Тем не менее, он вскакивает на ноги, нанося удар в полную силу, и я жду, уклоняясь от его удара, прежде чем развернуться вокруг него и сбить с ног.

Он поднимается так же быстро, как и падает, и наши взгляды встречаются, но прежде чем он осознает, что это происходит, его левая рука вытянута, и длинный острый осколок стекла, который он неосознанно подобрал, прокалывает его кожу. Он дергается назад, полностью разрезая себя от запястья до гребаного сгиба руки.

Кровь льется из огромной раны, как вода из трубы под давлением, заливая нашу обувь и скапливаясь вокруг нас.

— Хватит! — гремит тренер, его голос сверхзвуковой и вибрирует в моих барабанных перепонках, пока я не теряю концентрацию.

Я моргаю, отступая назад, и Сильвер делает то же самое, переводя взгляд на свою искалеченную руку, которая уже начала заживать сама по себе. Сдавленный смех покидает его, когда мой контроль над ним испаряется в ничто, но я не задерживаюсь для разговора. Мы уже пробовали один раз этим утром, и это оставило кислый привкус у меня во рту, поэтому я отмахиваюсь от нашего тренера, когда он требует, чтобы я остался, и отправляюсь прямиком в гребаный душ.

Что я действительно хочу сделать, так это съебаться домой.

Нет, это ложь.

Я знаю, чем действительно хочу заниматься, но также знаю, что должен делать, а это посещать все занятия, как чертовски хороший мальчик, каким требуют быть от меня родители. Я, блядь, сказал им, что в этом семестре моя голова забита другим, когда они позвонили для проверки через две недели после переезда. Они сказали мне быть мужчиной в отношении моего личного дерьма и смириться с этим, блядь.

Менее красочными словами, конечно.

Проблема в том, что я чертовски хорошо разбираюсь в своем дерьме. Не вешаю лапшу на уши, не приукрашиваю и не выбираю легких путей ни в чем. Я надрываю задницу, как и остальные мои братья, потому что, как и они, я знаю, что наш мир может измениться в любой момент, если трагедия постигнет наших родителей, и мы будем призваны на трон в качестве его временных наместников, пока один из нас не выполнит обязательные пункты, необходимые для правления. Помимо моих собственных родных, в этом университете нет ни одного человека, который мог бы превзойти меня, и это включая людей, которым заплатили, чтобы они, блядь, были здесь.

Знаю ли я все, что нужно знать о нашем роде и нашем мире, и каждую мелочь, которая требуется от каждого отдельного человека в нем?
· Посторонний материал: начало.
struct QpLds {
    int P, K, Lr, L0, AB, xs, xu, qt_xpi, rs, ru, re, pv, wv, bw, qu, fv, dsv, duv, dsc, duc, Dx, FD,
        blam, ebox, bnd, gpp, gpe, prp, hp, rp, xch, Fi, Hi, total;
    __host__ __device__ __forceinline__ static QpLds make(int N, int NX, int NU, int NP, int mpad, bool fpi = false,
                                          bool lng = false, bool hpsh = false, bool bndsh = false,
                                          bool hinst = false, bool stg = false) {
// ... 10 lines not shown
        o.qt_xpi = c; c += (N + 1) * NS;
        o.rs = c;     c += (N + 1) * NS;
        o.ru = c;     c += (N + 1) * NU;
        o.re = c;     c += lng ? 0 : (N + 1) * NS;
        o.pv = c;     c += (N + 1) * NS;
        o.wv = c;     c += (N + 1) * NS;
        o.bw = c;     c += (N + 1) * NU;
        o.qu = c;     c += (N + 1) * NU;
        if (lng) {
            o.fv = o.qt_xpi;
        } else {
            o.fv = c; c += (N + 1) * NS;
        }
        o.dsv = c;    c += (N + 1) * NS;
        o.duv = c;    c += (N + 1) * NU;
        o.dsc = c;    c += (N + 1) * NS;
        o.duc = c;    c += (N + 1) * NU;
        o.Dx = c;     c += (N + 1) * NV;
        o.FD = c;     c += NV * NV;
        o.blam = c;   c += (N + 1) * NB * (lng ? 1 : 2);
        o.ebox = c;   c += (N + 1) * NB * (lng ? 1 : 2);
        o.bnd = c;    c += bndsh ? 0 : (N + 1) * NB * 2;
        o.gpp = c;    c += NV;
        o.gpe = c;    c += NV;
        o.prp = c;    c += mpad;
        o.hp = c;     c += hpsh ? 0 : mpad;
        o.rp = c;     c += lng ? 0 : mpad;
        o.xch = c;    c += X_NXCH;
        o.Fi = c;     c += fpi ? NV * mpad : 0;
        o.Hi = c;     c += (hinst && !lng) ? (N + 1) * (NV * NV + 1) : 0;
        o.total = (c + 1) & ~1;
        return o;
    }
};

__host__ __device__ constexpr int hand_stage_w(int NS, int NU) { return 2 * NS + NU; }
__host__ __device__ constexpr int hand_rows_off(int N, int NS, int NU) {
    return ((N + 1) * hand_stage_w(NS, NU) + 63) & ~63;
}
#ifdef BQP_F32
#define BQP_HAND_IN 0
#define BQP_HAND_OUT 1
#else
#define BQP_HAND_IN 1
#define BQP_HAND_OUT 0
#endif
template <bool LONG, bool POL>
__device__ __forceinline__ bool hand_warm(const OcpKernelArgs& a, int inst) {
    return BQP_HAND_IN && LONG && a.hand_in && (a.hand_flag[inst] == 1 || a.hand_flag[inst] == 0) &&
           !(POL && a.pol_need[inst] == 2);
}

#ifdef BQP_STAMPS
#define STAMP(id)                                                          \
    do {                                                                   \
        __builtin_amdgcn_s_waitcnt(0);                                     \
        const unsigned long long _t = __builtin_amdgcn_s_memtime();        \
        st_acc[id] += _t - st_last;                                        \
        st_last = _t;                                                      \
    } while (0)
#define STAMP_DECL                                                         \
    unsigned long long st_last = __builtin_amdgcn_s_memtime();             \
    unsigned long long st_acc[16];                                         \
    _Pragma("unroll") for (int i_ = 0; i_ < 16; ++i_) st_acc[i_] = 0
#define STAMP_STORE(base)                                                  \
    do {                                                                   \
        if (lane == 0 && a.stamps) {                                       \
            _Pragma("unroll") for (int i_ = 0; i_ < 16; ++i_)              \
                a.stamps[(int64_t)inst * 32 + (base) + i_] = (double)st_acc[i_]; \
        }                                                                  \
    } while (0)
#elif defined(BQP_ISA_ONLY_MG10) || defined(BQP_ISA_ONLY_DI) || defined(BQP_ISA_ONLY_MG_LNG)
#define STAMP(id) asm volatile(";BQP_PHASE " #id)
#define STAMP_DECL do { } while (0)
#define STAMP_STORE(base) do { } while (0)
#else
#define STAMP(id) do { } while (0)
#define STAMP_DECL do { } while (0)
#define STAMP_STORE(base) do { } while (0)
#endif

#if defined(BQP_STAMPS) && defined(BQP_STAMPS_SPLIT)
#define STAMP_SPLIT(id) STAMP(id)
#else
#define STAMP_SPLIT(id) do { } while (0)
#endif

#define BARRIER() __syncthreads()
#define ROW_FENCE(q) do { if ((q) & 1) __builtin_amdgcn_sched_barrier(0); } while (0)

Нет. Кто, блядь, знает?

Я прекрасно понимаю, что в этих стенах и за их пределами всегда будет чему поучиться, но по какой-то причине в последние несколько недель эти стены стали казаться мне тюремной камерой, поэтому, естественно, все, что я хочу сделать, это вырваться из них.
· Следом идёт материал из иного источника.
# zkh2018/ethsnarks

Hardware: AMD Instinct MI355X
Metric: groth16_proofs_per_sec (higher is better)
Workload: dtype u32 (8-limb 254-bit Montgomery integers)

## Files before the change

### ethsnarks_amd/csrc/bn254.hpp

```cpp
#pragma once
#include "common.hpp"
#include <stdint.h>
#if defined(__HIP_DEVICE_COMPILE__) && !defined(ZK_NO_ASM)
#include "fips_asm.hpp"
#endif

#ifndef ZK_HD
#define ZK_HD __host__ __device__ __forceinline__
#endif
#define ZK_HD_NOINLINE __host__ __device__ __attribute__((noinline))

namespace zk {

struct alignas(16) fe { uint32_t l[8]; };

struct FrParams {
    static ZK_HD constexpr uint32_t p(int i) {
        constexpr uint32_t v[8] = {0xf0000001u, 0x43e1f593u, 0x79b97091u, 0x2833e848u, 0x8181585du, 0xb85045b6u, 0xe131a029u, 0x30644e72u};
        return v[i];
    }
    static ZK_HD constexpr uint32_t one(int i) {
        constexpr uint32_t v[8] = {0x4ffffffbu, 0xac96341cu, 0x9f60cd29u, 0x36fc7695u, 0x7879462eu, 0x666ea36fu, 0x9a07df2fu, 0x0e0a77c1u};
        return v[i];
    }
// ... 335 lines not shown
#endif
    static ZK_HD void lmul_pair(const fe &a, const fe &b, const fe &c, const fe &d, fe &r0, fe &r1) { lmul_x2(a, b, c, d, r0, r1); }
    static ZK_HD void lsqr_pair(const fe &a, const fe &b, fe &r0, fe &r1) { lmul_pair(a, a, b, b, r0, r1); }
    static ZK_HD fe lsqr(const fe &a) { return lmul(a, a); }
    static ZK_HD fe ldbl(const fe &a) { return ladd(a, a); }
    static ZK_HD fe lneg(const fe &a) { return lsub(zero(), a); }
#if defined(__HIP_DEVICE_COMPILE__) && !defined(ZK_NO_ASM)
    static __device__ __forceinline__ fe lneg_op(const fe &a) {
        fe pp, d;
#pragma unroll
        for (int i = 0; i < 8; i++) pp.l[i] = (P::p(i) << 1) | (i ? P::p(i - 1) >> 31 : 0u);
        fips::sub8(d.l, pp.l, a.l);
        return d;
    }
#else
    static ZK_HD fe lneg_op(const fe &a) { return lneg(a); }
#endif
    static ZK_HD fe lneg_yop(const fe &a) { return lneg(a); }
    static ZK_HD fe qsel(uint32_t ql, const fe &a, const fe &b, const fe &c, const fe &d) {
        fe r; const bool odd = ql & 1u, hi = ql & 2u;
#pragma unroll
        for (int i = 0; i < 8; i++) { const uint32_t x = odd ? b.l[i] : a.l[i], y = odd ? d.l[i] : c.l[i]; r.l[i] = hi ? y : x; }
        return r;
    }
#if defined(__HIP_DEVICE_COMPILE__) && !defined(ZK_NO_ASM)
    template <int S> static __device__ __forceinline__ fe qbcast(const fe &v) {
        fe r;
#pragma unroll
        for (int i = 0; i < 8; i++) r.l[i] = (uint32_t)__builtin_amdgcn_update_dpp(0, (int)v.l[i], S * 0x55, 0xf, 0xf, false);
        return r;
    }
#endif
    static ZK_HD fe canon(const fe &a) { return reduce_once(a); }

    static ZK_HD fe to_mont(const fe &a) { fe r2; for (int i = 0; i < 8; i++) r2.l[i] = P::r2(i); return mul(a, r2); }
    static ZK_HD fe from_mont(const fe &a) { fe o = zero(); o.l[0] = 1; return mul(a, o); }

    static ZK_HD fe pow(const fe &a, const uint32_t e[8]) {
        fe acc = one(), base = a;
        for (int i = 0; i < 256; i++) {
            if ((e[i >> 5] >> (i & 31)) & 1) acc = mul(acc, base);
            base = sqr(base);
        }
        return acc;
    }
    static ZK_HD fe pow_u64(const fe &a, uint64_t e) {
        fe acc = one(), base = a;
        while (e) { if (e & 1) acc = mul(acc, base); base = sqr(base); e >>= 1; }
        return acc;
    }
    static ZK_HD fe inv(const fe &a) {
        uint32_t e[8];
        for (int i = 0; i < 8; i++) e[i] = P::p(i);
        e[0] -= 2;
        return pow(a, e);
    }
    static ZK_HD fe from_u64(uint64_t v) { fe t = zero(); t.l[0] = (uint32_t)v; t.l[1] = (uint32_t)(v >> 32); return to_mont(t); }
};
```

Моя агрессия удвоилась, я потерял концентрацию, а для человека в моем положении это довольно опасное дерьмо.

Я наследник, гребаный лорд, сын короля народа Стигии, владеющий темной магией, и я здесь инсценирую самоубийство своего лучшего гребаного друга, чтобы выпустить немного гнева и напряжения в надежде накормить свою извращенную душу, которая опустошена, но не желает делиться тем, чего жаждет.

К тому времени, как я слышу, как открываются двери спортзала, ведущие в раздевалку, я уже протискиваюсь через передние и выхожу на открытый воздух.

Я делаю пять шагов, прежде чем Крид становится слева от меня, Син справа. Ледженд сказал нам, что сегодня он опоздает на обед.

— Слышал, что произошло на тренировке, — говорит Крид, его глаза сканируют местность, пока мы идем через кампус.

Наш университет такой же старый, каким кажется. Архитектура, созданная древними художниками, некоторых из них больше нет с нами. Крыши тянутся к небу заостренными когтями, прежде чем опуститься вокруг витражных окон. Снаружи здание не выглядит чем-то особенным, но когда приглядываешься, замечаешь мелочи. Например, цветы, которые распускаются в садах, имеют цветовые профили, которых нет нигде за пределами Рата, царства и источника Одаренных, а травинки здесь толще. Даже черная краска, которой были окрашены стены, только кажется… чем-то большим. Все в нашем мире точно такое же, как в мире бездарных, только усиленное. Это похоже на то, что там работы выполнены в сепии, а наши — в ярком цвете.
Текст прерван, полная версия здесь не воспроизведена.